→ Task data:
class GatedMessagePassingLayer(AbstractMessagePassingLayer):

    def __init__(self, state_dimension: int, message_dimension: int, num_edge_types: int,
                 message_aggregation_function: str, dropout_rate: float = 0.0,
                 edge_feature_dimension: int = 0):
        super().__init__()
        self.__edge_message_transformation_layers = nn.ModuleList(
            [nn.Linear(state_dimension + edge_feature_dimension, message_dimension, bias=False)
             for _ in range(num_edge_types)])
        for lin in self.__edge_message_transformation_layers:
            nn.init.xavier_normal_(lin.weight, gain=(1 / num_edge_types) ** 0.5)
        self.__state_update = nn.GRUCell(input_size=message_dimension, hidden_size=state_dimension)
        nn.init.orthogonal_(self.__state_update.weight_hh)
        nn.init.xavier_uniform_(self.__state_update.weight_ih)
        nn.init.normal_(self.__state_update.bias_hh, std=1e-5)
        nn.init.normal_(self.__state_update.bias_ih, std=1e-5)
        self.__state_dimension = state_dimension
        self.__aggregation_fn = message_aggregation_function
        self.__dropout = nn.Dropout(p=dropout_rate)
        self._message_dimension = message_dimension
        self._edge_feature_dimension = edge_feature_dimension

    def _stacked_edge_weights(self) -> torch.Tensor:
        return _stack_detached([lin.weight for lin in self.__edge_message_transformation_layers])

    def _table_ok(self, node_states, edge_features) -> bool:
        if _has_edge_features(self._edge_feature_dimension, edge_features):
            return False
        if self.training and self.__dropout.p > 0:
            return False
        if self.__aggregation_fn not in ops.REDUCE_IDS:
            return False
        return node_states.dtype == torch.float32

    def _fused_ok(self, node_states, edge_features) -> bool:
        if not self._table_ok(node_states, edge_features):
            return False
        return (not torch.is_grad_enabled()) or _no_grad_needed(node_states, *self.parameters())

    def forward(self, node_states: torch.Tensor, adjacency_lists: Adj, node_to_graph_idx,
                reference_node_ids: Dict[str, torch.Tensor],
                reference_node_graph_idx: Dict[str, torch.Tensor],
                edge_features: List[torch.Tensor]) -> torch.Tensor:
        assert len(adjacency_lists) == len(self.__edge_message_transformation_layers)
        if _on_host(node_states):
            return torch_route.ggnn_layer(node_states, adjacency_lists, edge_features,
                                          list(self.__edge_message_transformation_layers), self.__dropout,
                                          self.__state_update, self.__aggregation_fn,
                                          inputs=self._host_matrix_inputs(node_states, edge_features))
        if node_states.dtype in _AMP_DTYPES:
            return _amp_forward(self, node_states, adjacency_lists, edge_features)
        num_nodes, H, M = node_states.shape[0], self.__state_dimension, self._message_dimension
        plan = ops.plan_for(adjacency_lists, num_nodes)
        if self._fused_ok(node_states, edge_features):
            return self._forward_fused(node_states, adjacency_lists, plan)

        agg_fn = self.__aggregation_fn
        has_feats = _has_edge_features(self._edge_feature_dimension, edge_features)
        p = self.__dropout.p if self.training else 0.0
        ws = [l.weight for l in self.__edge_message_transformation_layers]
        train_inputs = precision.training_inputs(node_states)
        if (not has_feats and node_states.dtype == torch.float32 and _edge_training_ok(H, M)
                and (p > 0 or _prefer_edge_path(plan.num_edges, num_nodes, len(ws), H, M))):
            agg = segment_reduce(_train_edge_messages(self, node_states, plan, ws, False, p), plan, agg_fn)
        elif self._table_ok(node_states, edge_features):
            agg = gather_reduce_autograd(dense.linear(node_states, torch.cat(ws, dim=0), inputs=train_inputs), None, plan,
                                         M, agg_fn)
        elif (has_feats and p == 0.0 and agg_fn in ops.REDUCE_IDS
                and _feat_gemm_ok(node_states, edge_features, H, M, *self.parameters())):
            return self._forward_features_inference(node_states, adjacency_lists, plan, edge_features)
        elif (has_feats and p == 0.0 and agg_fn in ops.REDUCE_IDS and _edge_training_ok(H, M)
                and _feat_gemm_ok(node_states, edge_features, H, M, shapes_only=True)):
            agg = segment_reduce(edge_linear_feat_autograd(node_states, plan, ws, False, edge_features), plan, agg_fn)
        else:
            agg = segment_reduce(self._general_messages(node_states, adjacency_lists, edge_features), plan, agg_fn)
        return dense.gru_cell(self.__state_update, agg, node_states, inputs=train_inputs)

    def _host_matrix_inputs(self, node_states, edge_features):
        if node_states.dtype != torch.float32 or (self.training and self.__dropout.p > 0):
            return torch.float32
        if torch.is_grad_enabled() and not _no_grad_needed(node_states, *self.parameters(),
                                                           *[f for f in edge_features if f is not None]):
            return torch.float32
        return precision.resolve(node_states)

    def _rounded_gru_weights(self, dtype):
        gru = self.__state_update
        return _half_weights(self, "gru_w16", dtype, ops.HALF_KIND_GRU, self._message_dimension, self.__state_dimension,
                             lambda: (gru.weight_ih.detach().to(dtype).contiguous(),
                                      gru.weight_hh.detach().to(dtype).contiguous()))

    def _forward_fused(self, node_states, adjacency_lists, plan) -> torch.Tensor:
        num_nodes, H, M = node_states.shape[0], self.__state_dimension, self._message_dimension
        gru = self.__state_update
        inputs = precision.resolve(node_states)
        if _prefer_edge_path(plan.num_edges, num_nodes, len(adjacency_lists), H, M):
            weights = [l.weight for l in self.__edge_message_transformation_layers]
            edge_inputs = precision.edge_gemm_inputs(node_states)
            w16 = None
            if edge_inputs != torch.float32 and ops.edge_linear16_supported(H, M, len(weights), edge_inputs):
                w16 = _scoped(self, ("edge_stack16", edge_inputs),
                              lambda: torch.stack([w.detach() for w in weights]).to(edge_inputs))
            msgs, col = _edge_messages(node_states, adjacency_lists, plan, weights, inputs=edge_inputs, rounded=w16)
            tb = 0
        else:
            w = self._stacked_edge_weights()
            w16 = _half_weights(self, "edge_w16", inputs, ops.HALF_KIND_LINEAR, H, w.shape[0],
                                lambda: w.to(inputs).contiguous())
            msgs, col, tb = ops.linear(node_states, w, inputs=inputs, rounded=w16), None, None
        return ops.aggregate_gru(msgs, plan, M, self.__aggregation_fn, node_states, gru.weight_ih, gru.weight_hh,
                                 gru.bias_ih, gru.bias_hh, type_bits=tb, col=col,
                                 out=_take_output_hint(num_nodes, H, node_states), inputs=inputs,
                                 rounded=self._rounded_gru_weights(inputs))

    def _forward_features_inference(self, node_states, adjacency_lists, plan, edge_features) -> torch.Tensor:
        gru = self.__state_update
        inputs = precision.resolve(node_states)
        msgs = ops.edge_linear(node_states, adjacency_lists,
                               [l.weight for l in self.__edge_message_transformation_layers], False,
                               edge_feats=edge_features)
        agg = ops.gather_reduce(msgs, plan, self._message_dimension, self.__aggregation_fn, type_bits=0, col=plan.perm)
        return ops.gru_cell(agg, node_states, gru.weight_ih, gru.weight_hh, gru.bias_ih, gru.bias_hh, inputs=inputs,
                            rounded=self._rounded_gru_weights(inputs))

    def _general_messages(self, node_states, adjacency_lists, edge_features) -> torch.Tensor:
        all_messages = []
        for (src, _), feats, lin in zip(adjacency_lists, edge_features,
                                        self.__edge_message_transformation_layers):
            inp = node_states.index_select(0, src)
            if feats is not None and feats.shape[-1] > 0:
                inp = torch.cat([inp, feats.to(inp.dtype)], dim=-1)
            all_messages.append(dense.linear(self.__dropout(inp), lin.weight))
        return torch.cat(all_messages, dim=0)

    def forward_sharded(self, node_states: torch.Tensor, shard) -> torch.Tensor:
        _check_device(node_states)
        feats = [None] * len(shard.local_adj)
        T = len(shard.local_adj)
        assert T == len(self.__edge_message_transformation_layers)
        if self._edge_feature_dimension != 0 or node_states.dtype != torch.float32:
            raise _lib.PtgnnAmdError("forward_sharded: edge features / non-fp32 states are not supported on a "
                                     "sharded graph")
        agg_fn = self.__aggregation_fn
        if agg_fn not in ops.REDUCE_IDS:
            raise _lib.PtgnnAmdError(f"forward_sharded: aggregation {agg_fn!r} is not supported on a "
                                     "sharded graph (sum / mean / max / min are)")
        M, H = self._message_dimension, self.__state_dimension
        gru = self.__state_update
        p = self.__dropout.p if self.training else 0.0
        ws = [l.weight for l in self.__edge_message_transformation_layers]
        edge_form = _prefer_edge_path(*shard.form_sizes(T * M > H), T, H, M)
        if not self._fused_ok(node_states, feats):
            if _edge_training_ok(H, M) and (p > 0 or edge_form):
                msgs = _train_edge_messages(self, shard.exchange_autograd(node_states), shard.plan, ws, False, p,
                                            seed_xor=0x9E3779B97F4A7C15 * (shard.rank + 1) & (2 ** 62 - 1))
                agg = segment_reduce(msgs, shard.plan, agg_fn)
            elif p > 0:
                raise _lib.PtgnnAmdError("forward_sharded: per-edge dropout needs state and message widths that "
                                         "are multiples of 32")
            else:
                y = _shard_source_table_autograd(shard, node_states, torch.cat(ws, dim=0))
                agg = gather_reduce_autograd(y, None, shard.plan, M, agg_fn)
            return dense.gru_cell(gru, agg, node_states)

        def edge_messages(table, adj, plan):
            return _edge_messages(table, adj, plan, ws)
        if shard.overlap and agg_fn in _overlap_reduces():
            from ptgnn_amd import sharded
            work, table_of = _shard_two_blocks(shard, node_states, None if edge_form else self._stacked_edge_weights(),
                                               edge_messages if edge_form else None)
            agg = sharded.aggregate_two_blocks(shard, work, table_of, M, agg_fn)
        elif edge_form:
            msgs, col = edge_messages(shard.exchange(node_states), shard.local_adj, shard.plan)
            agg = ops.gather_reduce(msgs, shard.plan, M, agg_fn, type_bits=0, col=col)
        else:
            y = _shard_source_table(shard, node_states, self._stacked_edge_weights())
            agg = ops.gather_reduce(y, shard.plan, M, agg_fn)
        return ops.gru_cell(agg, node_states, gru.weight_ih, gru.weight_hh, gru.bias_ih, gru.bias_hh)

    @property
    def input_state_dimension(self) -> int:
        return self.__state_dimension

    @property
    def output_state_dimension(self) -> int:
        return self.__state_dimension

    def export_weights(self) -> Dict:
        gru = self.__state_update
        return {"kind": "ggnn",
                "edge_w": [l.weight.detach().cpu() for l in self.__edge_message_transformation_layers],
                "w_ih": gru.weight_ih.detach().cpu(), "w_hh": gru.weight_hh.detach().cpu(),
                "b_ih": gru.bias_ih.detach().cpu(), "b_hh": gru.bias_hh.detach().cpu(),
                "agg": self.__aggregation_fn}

→ Task brief: Scan the material above for "contiguous". Copy every line where it appears.

→ Answer box:
                             lambda: (gru.weight_ih.detach().to(dtype).contiguous(),
                                      gru.weight_hh.detach().to(dtype).contiguous()))
                                lambda: w.to(inputs).contiguous())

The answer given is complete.